** Given data **
class WeightNormGroup:

    def __init__(self, convs):
        self.convs = list(convs)
        self.flat = self.inv = None
        self.layout = []
        self.total = self.rows = 0
        self.key = None

    def _build(self, params):
        dev = params[0].device
        off = r0 = 0
        self.layout = []
        for v in params[0::2]:
            n, rows = v.numel(), v.shape[0]
            self.layout.append((off, n, tuple(v.shape), r0, rows))
            off += _roundup(n, 4)
            r0 += rows
        self.total, self.rows = off, r0
        self.flat = torch.empty(off, dtype=torch.float32, device=dev)
        self.inv = torch.empty(r0, dtype=torch.float32, device=dev)

    def _launch(self, params, backward, dws=None, dv=None, dg=None):
        import ctypes as C
        key = tuple(p.data_ptr() for p in params)
        if self.flat is None or self.key != key or self.flat.device != params[0].device:
            for p in params:
                if p.dtype != torch.float32 or not p.is_contiguous() or not p.is_cuda:
                    raise RuntimeError("WeightNormGroup needs contiguous fp32 weight_v / weight_g on the GPU")
            if self.flat is None or self.flat.device != params[0].device or [tuple(v.shape) for v in params[0::2]] != [l[2] for l in self.layout]:
                self._build(params)
            self.key = key
        n = len(self.layout)
        host = (L.WnJob * n)()
        for i, (off, cnt, shape, r0, rows) in enumerate(self.layout):
            v, g = params[2 * i], params[2 * i + 1]
            j = host[i]
            j.v, j.g, j.w, j.inv = v.data_ptr(), g.data_ptr(), self.flat.data_ptr() + 4 * off, self.inv.data_ptr() + 4 * r0
            j.rows, j.cols, j.row0 = rows, cnt // rows, r0
            if backward:
                j.dw, j.dv, j.dg = dws[i].data_ptr(), dv.data_ptr() + 4 * off, dg.data_ptr() + 4 * r0
        nbytes = C.sizeof(L.WnJob) * n
        st = _stream()
        table = _upload_table(C.addressof(host), nbytes, _roundup(nbytes, 16), params[0].device, st)
        L.check(L.load().srk_weight_norm_group(table.data_ptr(), n, self.rows, 1 if backward else 0, st), "srk_weight_norm_group")

    def weights(self):
        params = []
        for c in self.convs:
            params += [c.weight_v, c.weight_g]
        _need_gpu(params[0])
        ws = _WnFn.apply(self, *params)
        for w, c in zip(ws, self.convs):
            mark_proxy(w)
            w.__dict__["_srk_pack_key"] = ("wn", id(c.weight_v))
        return list(ws)


_PW_OFF = _knob("SRK_NO_PW", "0") == "1"


def pw_ok(x, w1, w2):
    if _PW_OFF or x.dtype not in (torch.bfloat16, torch.float16) or x.numel() == 0:
        return False
    if w1.shape[2] != 1 or w2.shape[2] != 1 or w1.shape[1] != x.shape[3] or w2.shape[1] != w1.shape[0]:
        return False
    if x.numel() // x.shape[3] * max(x.shape[3], _roundup(w2.shape[0], 64)) * 2 >= _ADDR_LIMIT:
        return False
    return bool(L.load().srk_pw_shape_ok(int(w1.shape[1]), int(w1.shape[0]), _roundup(int(w2.shape[0]), 64)))


def pw_forward_raw(x, pk, out):
    n, h, wd, _ = x.shape
    L.call("srk_pw_forward", L.PwArgs(x=x.data_ptr(), x_pitch=_pitch(x), x_coff=0, P=n * h * wd, Cin=pk.cin, Chid=pk.chid, CoutP=pk.coutp,
                                      Cout=out.shape[3], wpk=pk.fwd.data_ptr(), out=out.data_ptr(), out_pitch=_pitch(out), out_coff=0,
                                      dtype=_DT[x.dtype]), _stream())
    return out


def pw_backward_raw(x, gz, pk, gx, *, res=None, h_out=None, gh_out=None):
    n, h, wd, _ = x.shape
    L.call("srk_pw_backward", L.PwBwdArgs(
        x=x.data_ptr(), x_pitch=_pitch(x), x_coff=0, gz=gz.data_ptr(), gz_pitch=_pitch(gz), gz_coff=0, Cz=gz.shape[3], P=n * h * wd,
        Cin=pk.cin, Chid=pk.chid, CoutP=pk.coutp, wpk=pk.bwd.data_ptr(), res=_ptr(res), res_pitch=0 if res is None else _pitch(res), res_coff=0,
        gx=gx.data_ptr(), gx_pitch=_pitch(gx), gx_coff=0, h_out=_ptr(h_out), gh_out=_ptr(gh_out), dtype=_DT[x.dtype]), _stream())
    return gx


def pw_wgrad_raw(x, gz, pk, w1_shape, w2_shape, want_b1=True, want_b2=True):
    n, h, wd, _ = x.shape
    P = n * h * wd
    dev = x.device
    nr = L.load().srk_pw_wgrad_ranges(P, pk.chid)
    scratch = torch.empty(nr * (pk.chid * (pk.cin + pk.coutp + 1) + pk.coutp), dtype=torch.float32, device=dev)
    dw1 = torch.empty(w1_shape, dtype=torch.float32, device=dev)
    dw2 = torch.empty(w2_shape, dtype=torch.float32, device=dev)
    db1 = torch.empty(pk.chid, dtype=torch.float32, device=dev) if want_b1 else None
    db2 = torch.empty(pk.cmid, dtype=torch.float32, device=dev) if want_b2 else None
    o2 = nr * pk.chid * pk.cin
    o3 = o2 + nr * pk.chid * pk.coutp
    o4 = o3 + nr * pk.chid
    a = L.PwWgradArgs(
        x=x.data_ptr(), x_pitch=_pitch(x), x_coff=0, gz=gz.data_ptr(), gz_pitch=_pitch(gz), gz_coff=0, Cz=gz.shape[3], P=P,
        Cin=pk.cin, Chid=pk.chid, Cmid=pk.cmid, CoutP=pk.coutp, wpk=pk.bwd.data_ptr(),
        dw1p=scratch.data_ptr(), dw2p=scratch.data_ptr() + 4 * o2, db1p=scratch.data_ptr() + 4 * o3,
        db2p=(scratch.data_ptr() + 4 * o4) if want_b2 else 0, nranges=nr,
        dw1=dw1.data_ptr(), db1=_ptr(db1), dw2=dw2.data_ptr(), db2=_ptr(db2), dtype=_DT[x.dtype])
    L.call("srk_pw_wgrad", a, _stream())
    return dw1, db1, dw2, db2


class WdsrBlockBFn(torch.autograd.Function):

    @staticmethod
    def forward(ctx, x, scale, w1, b1, w2, b2, w3, b3):
        _need_gpu(x)
        n, h, wd, cp = x.shape
        dt = x.dtype
        pk = pw_pack(w1, b1, w2, b2, dt)
        ctx.pg = _tok()
        z = torch.empty((n, h, wd, pad16(w2.shape[0])), dtype=dt, device=x.device)
        pw_forward_raw(x, pk, z)
        out = torch.empty_like(x)
        conv_raw(z, pack_conv(w3, b3, dt), N=n, H=h, W=wd, Cin=z.shape[3], Cout=cp, out=out, scale=scale, res=x)
        ctx.save_for_backward(x, z, w1, w2, w3)
        ctx.pk, ctx.scale = pk, scale
        ctx.wb = (w1, b1, w2, b2, w3, b3)
        ctx.pg = _tok()
        return out

    @staticmethod
    def backward(ctx, g):
        x, z, w1, w2, w3 = ctx.saved_tensors
        scale = ctx.scale
        _, b1, _, b2, _, b3 = ctx.wb
        g = g.contiguous()
        n, h, wd, cp = x.shape
        dt = x.dtype
        pk = ctx.pk if ctx.pg is None else pw_pack(ctx.wb[0], b1, ctx.wb[2], b2, dt, token=ctx.pg)
        gz = torch.empty_like(z)
        conv_raw(g, pack_conv(w3, None, dt, dgrad=True, token=ctx.pg), N=n, H=h, W=wd, Cin=cp, Cout=z.shape[3], out=gz, scale=scale, use_bias=False)
        gw3, gb3 = wgrad(z, g, wparam=ctx.wb[4], bparam=b3, N=n, H=h, W=wd, Cin=z.shape[3], Cout=cp, k=3, w_shape=tuple(w3.shape),
                         scale=scale, want_bias=b3 is not None)
        gx = torch.empty_like(x)
        pw_backward_raw(x, gz, pk, gx, res=g)
        gw1, gb1, gw2, gb2 = pw_wgrad_raw(x, gz, pk, tuple(w1.shape), tuple(w2.shape), want_b1=b1 is not None, want_b2=b2 is not None)
        return gx, None, gw1, gb1, gw2, gb2, gw3, gb3


def wdsr_block_b(x, convs, scale=1.0):
    (w1, b1), (w2, b2), (w3, b3) = convs
    if pw_ok(x, w1, w2) and w3.shape[2] == 3 and w3.shape[0] == x.shape[3]:
        return WdsrBlockBFn.apply(x, float(scale), w1, b1, w2, b2, w3, b3)
    return conv_chain(x, convs, [True, False, False], scale=scale)



class _CAHint:
    __slots__ = ("t", "out_ref", "gsum", "g_ptr", "g_ver", "__weakref__")

    def __init__(self, t, out):
        self.t, self.out_ref = t, weakref.ref(out)
        self.gsum = self.g_ptr = self.g_ver = None


class _LazyApply:
    __slots__ = ("t", "x", "sums", "w", "s", "z", "out")

    def __init__(self, t, x, sums, w, s, z, out):
        self.t, self.x, self.sums, self.w, self.s, self.z, self.out = t, x, sums, w, s, z, out


def _fwd_state():
    st = _TLS
    if not hasattr(st, "ca_hint"):
        st.ca_hint = st.lazy = None
    return st


PAIR_LAUNCHES = [0, 0, 0]


class RCABFn(torch.autograd.Function):

    @staticmethod
    def forward(ctx, x, w1, b1, w2, b2, cw1, cb1, cw2, cb2, lazy_in=None, lazy_out=False):
        _need_gpu(x)
        n, h, wd, cp = x.shape
        dt = x.dtype
        c = w2.shape[0]
        cr = cw1.shape[0]
        y1 = torch.empty_like(x)
        t = torch.empty_like(x)
        paired = pair_ok(x, w1, w2)
        assert paired or (lazy_in is None and not lazy_out), "the lazy channel-attention protocol is for the paired launches"
        if paired:
            ns = L.load().srk_conv_pair_tiles(1, h, wd)
            sums = torch.empty((n, ns, cp), dtype=torch.float32, device=x.device)
            if lazy_in is None:
                conv_pair_raw(x, pack_conv(w1, b1, dt), pack_conv(w2, b2, dt), out=t, relu_mid=True, mid=y1, pool=sums)
            else:
                conv_pair_raw(lazy_in.t, pack_conv(w1, b1, dt), pack_conv(w2, b2, dt), out=t, relu_mid=True, mid=y1, pool=sums,
                              ca_fwd=dict(x2=lazy_in.x, sums=lazy_in.sums, w1=lazy_in.w[0], b1=lazy_in.w[1], w2=lazy_in.w[2],
                                          b2=lazy_in.w[3], s_out=lazy_in.s, z_out=lazy_in.z), xo=x)
        else:
            conv_raw(x, pack_conv(w1, b1, dt), N=n, H=h, W=wd, Cin=cp, Cout=cp, out=y1, relu=True, relu_bits="want")
            ctx.bits = y1.__dict__.pop("_srk_bits", None)
            conv_raw(y1, pack_conv(w2, b2, dt), N=n, H=h, W=wd, Cin=cp, Cout=cp, out=t)
            ns = L.load().srk_ca_splits(n, h * wd)
            sums = torch.empty((n, ns, cp), dtype=torch.float32, device=x.device)
            L.call("srk_ca_pool", L.CaPoolArgs(t=t.data_ptr(), t_pitch=cp, t_coff=0, u=0, u_pitch=0, u_coff=0,
                                               sums=sums.data_ptr(), N=n, HW=h * wd, C=cp, dtype=_DT[dt]), _stream())
        s = torch.empty((n, cp), dtype=torch.float32, device=x.device)
        z = torch.empty((n, cr), dtype=torch.float32, device=x.device)
        out = torch.empty_like(x)
        w1f, b1f, w2f, b2f = _ca_params(cw1, cb1, cw2, cb2, cp)
        fst = _fwd_state()
        fst.lazy = None
        if lazy_out:
            fst.lazy = _LazyApply(t, x, sums, (w1f, b1f, w2f, b2f), s, z, out)
        else:
            L.call("srk_ca_apply", L.CaApplyArgs(
                t=t.data_ptr(), t_pitch=cp, t_coff=0, res=x.data_ptr(), res_pitch=cp, res_coff=0, sums=sums.data_ptr(),
                w1=w1f.data_ptr(), b1=b1f.data_ptr(), w2=w2f.data_ptr(), b2=b2f.data_ptr(),
                s_out=s.data_ptr(), z_out=z.data_ptr(), out=out.data_ptr(), out_pitch=cp, out_coff=0,
                N=n, HW=h * wd, C=cp, Cr=cr, dtype=_DT[dt], sums_rows=ns), _stream())
        ctx.save_for_backward(x, y1, t, sums, s, z, w1, w2, cw1, cw2)
        ctx.wb = (w1, b1, w2, b2)
        ctx.ca = (cw1, cb1, cw2, cb2)
        ctx.pg = _tok()
        prev, ctx.hint_in, ctx.hint_out = fst.ca_hint, None, None
        if paired:
            if prev is not None and prev.out_ref() is x and prev.t.shape == x.shape:
                ctx.hint_in = prev
            ctx.hint_out = fst.ca_hint = _CAHint(t, out)
        else:
            fst.ca_hint = None
        return out

    @staticmethod
    def backward(ctx, g):
        x, y1, t, sums, s, z, w1, w2, cw1, cw2 = ctx.saved_tensors
        g = g.contiguous()
        n, h, wd, cp = x.shape
        dt = x.dtype
        c, cr = w2.shape[0], cw1.shape[0]
        dev = x.device
        ho = ctx.hint_out
        if ho is not None and ho.gsum is not None and ho.g_ptr == g.data_ptr() and ho.g_ver == g._version and ho.gsum.shape[0] == n:
            gsum = ho.gsum
            gs_rows = gsum.shape[1]
        else:
            gs_rows = L.load().srk_ca_splits(n, h * wd)
            gsum = torch.empty((n, gs_rows, cp), dtype=torch.float32, device=dev)
            L.call("srk_ca_pool", L.CaPoolArgs(t=t.data_ptr(), t_pitch=cp, t_coff=0, u=g.data_ptr(), u_pitch=_pitch(g), u_coff=0,
                                               sums=gsum.data_ptr(), N=n, HW=h * wd, C=cp, dtype=_DT[dt]), _stream())
        w1f, _, w2f, _ = _ca_params(cw1, None, cw2, None, cp)
        per = torch.empty((max(n, 1), 2 * cr * cp + cr + cp), dtype=torch.float32, device=dev)
        if n == 0:
            per.zero_()
        dw1, db1 = per[0, :cr * cp], per[0, cr * cp:cr * cp + cr]
        dw2, db2 = per[0, cr * cp + cr:2 * cr * cp + cr], per[0, 2 * cr * cp + cr:]
        gt = torch.empty_like(x)
        paired = pair_ok(g, w1, w2)
        fuse_ca = paired and cp == 64 and cr <= 8 and gs_rows <= 64 and sums.shape[1] <= 64 and not _CA_UNFUSED
        if not fuse_ca:
            L.call("srk_ca_bwd_apply", L.CaBwdArgs(
                g=g.data_ptr(), g_pitch=_pitch(g), g_coff=0, gsum=gsum.data_ptr(), sums=sums.data_ptr(), s=s.data_ptr(),
                z=z.data_ptr(), w1=w1f.data_ptr(), w2=w2f.data_ptr(), dw1=dw1.data_ptr(), db1=db1.data_ptr(),
                dw2=dw2.data_ptr(), db2=db2.data_ptr(), gt=gt.data_ptr(), gt_pitch=cp, gt_coff=0,
                N=n, HW=h * wd, C=cp, Cr=cr, dtype=_DT[dt], sums_rows=sums.shape[1], gsum_rows=gs_rows), _stream())
        g1 = torch.empty_like(x)
        gx = torch.empty_like(x)
        if paired:
            hi = ctx.hint_in
            pool = None
            if hi is not None and hi.t.shape == gx.shape and hi.t.dtype == dt:
                pool = torch.empty((n, L.load().srk_conv_pair_tiles(1, h, wd), cp), dtype=torch.float32, device=dev)
            conv_pair_raw(g if fuse_ca else gt, pack_conv(w2, None, dt, dgrad=True, token=ctx.pg),
                          pack_conv(w1, None, dt, dgrad=True, token=ctx.pg),
                          out=gx, mask=y1, mid=g1, res=g, use_bias=False, pool=pool, pool_aux=None if pool is None else hi.t,
                          ca_bwd=dict(gsum=gsum, sums=sums, s=s, z=z, w1=w1f, w2=w2f, slots=per) if fuse_ca else None,
                          xo=gt if fuse_ca else None)
            if pool is not None:
                hi.gsum, hi.g_ptr, hi.g_ver = pool, gx.data_ptr(), gx._version
        else:
            conv_raw(gt, pack_conv(w2, None, dt, dgrad=True, token=ctx.pg), N=n, H=h, W=wd, Cin=cp, Cout=cp, out=g1, mask=y1,
                     mask_bits=getattr(ctx, "bits", None), use_bias=False)
        gw2, gb2 = wgrad(y1, gt, wparam=ctx.wb[2], bparam=ctx.wb[3], N=n, H=h, W=wd, Cin=cp, Cout=cp, k=w2.shape[2],
                         w_shape=tuple(w2.shape), want_bias=ctx.wb[3] is not None)
        gw1, gb1 = wgrad(x, g1, wparam=ctx.wb[0], bparam=ctx.wb[1], N=n, H=h, W=wd, Cin=cp, Cout=cp, k=w1.shape[2],
                         w_shape=tuple(w1.shape), want_bias=ctx.wb[1] is not None)
        if not paired:
            conv_raw(g1, pack_conv(w1, None, dt, dgrad=True, token=ctx.pg), N=n, H=h, W=wd, Cin=cp, Cout=cp, out=gx, res=g, use_bias=False)
        if c == cp:
            o1, o2, o3 = cr * cp, cr * cp + cr, 2 * cr * cp + cr
            outs = defer_rowsum(per, (ctx.ca[0], ctx.ca[1], ctx.ca[2], ctx.ca[3]),
                                (((cr, c, 1, 1), 0), ((cr,), o1), ((c, cr, 1, 1), o2), ((c,), o3)))
            if outs is not None:
                return (gx, gw1, gb1, gw2, gb2, *outs, None, None)
        tot = per.sum(0)
        dw1, db1 = tot[:cr * cp], tot[cr * cp:cr * cp + cr]
        dw2, db2 = tot[cr * cp + cr:2 * cr * cp + cr], tot[2 * cr * cp + cr:]
        gcw1 = dw1.view(cr, cp)[:, :c].reshape(cr, c, 1, 1)
        gcw2 = dw2.view(cp, cr)[:c].reshape(c, cr, 1, 1)
        return gx, gw1, gb1, gw2, gb2, gcw1, db1, gcw2, db2[:c], None, None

** What is being asked **
Show every line in the records above that contains the word "autograd".

** Written answer **
class WdsrBlockBFn(torch.autograd.Function):
class RCABFn(torch.autograd.Function):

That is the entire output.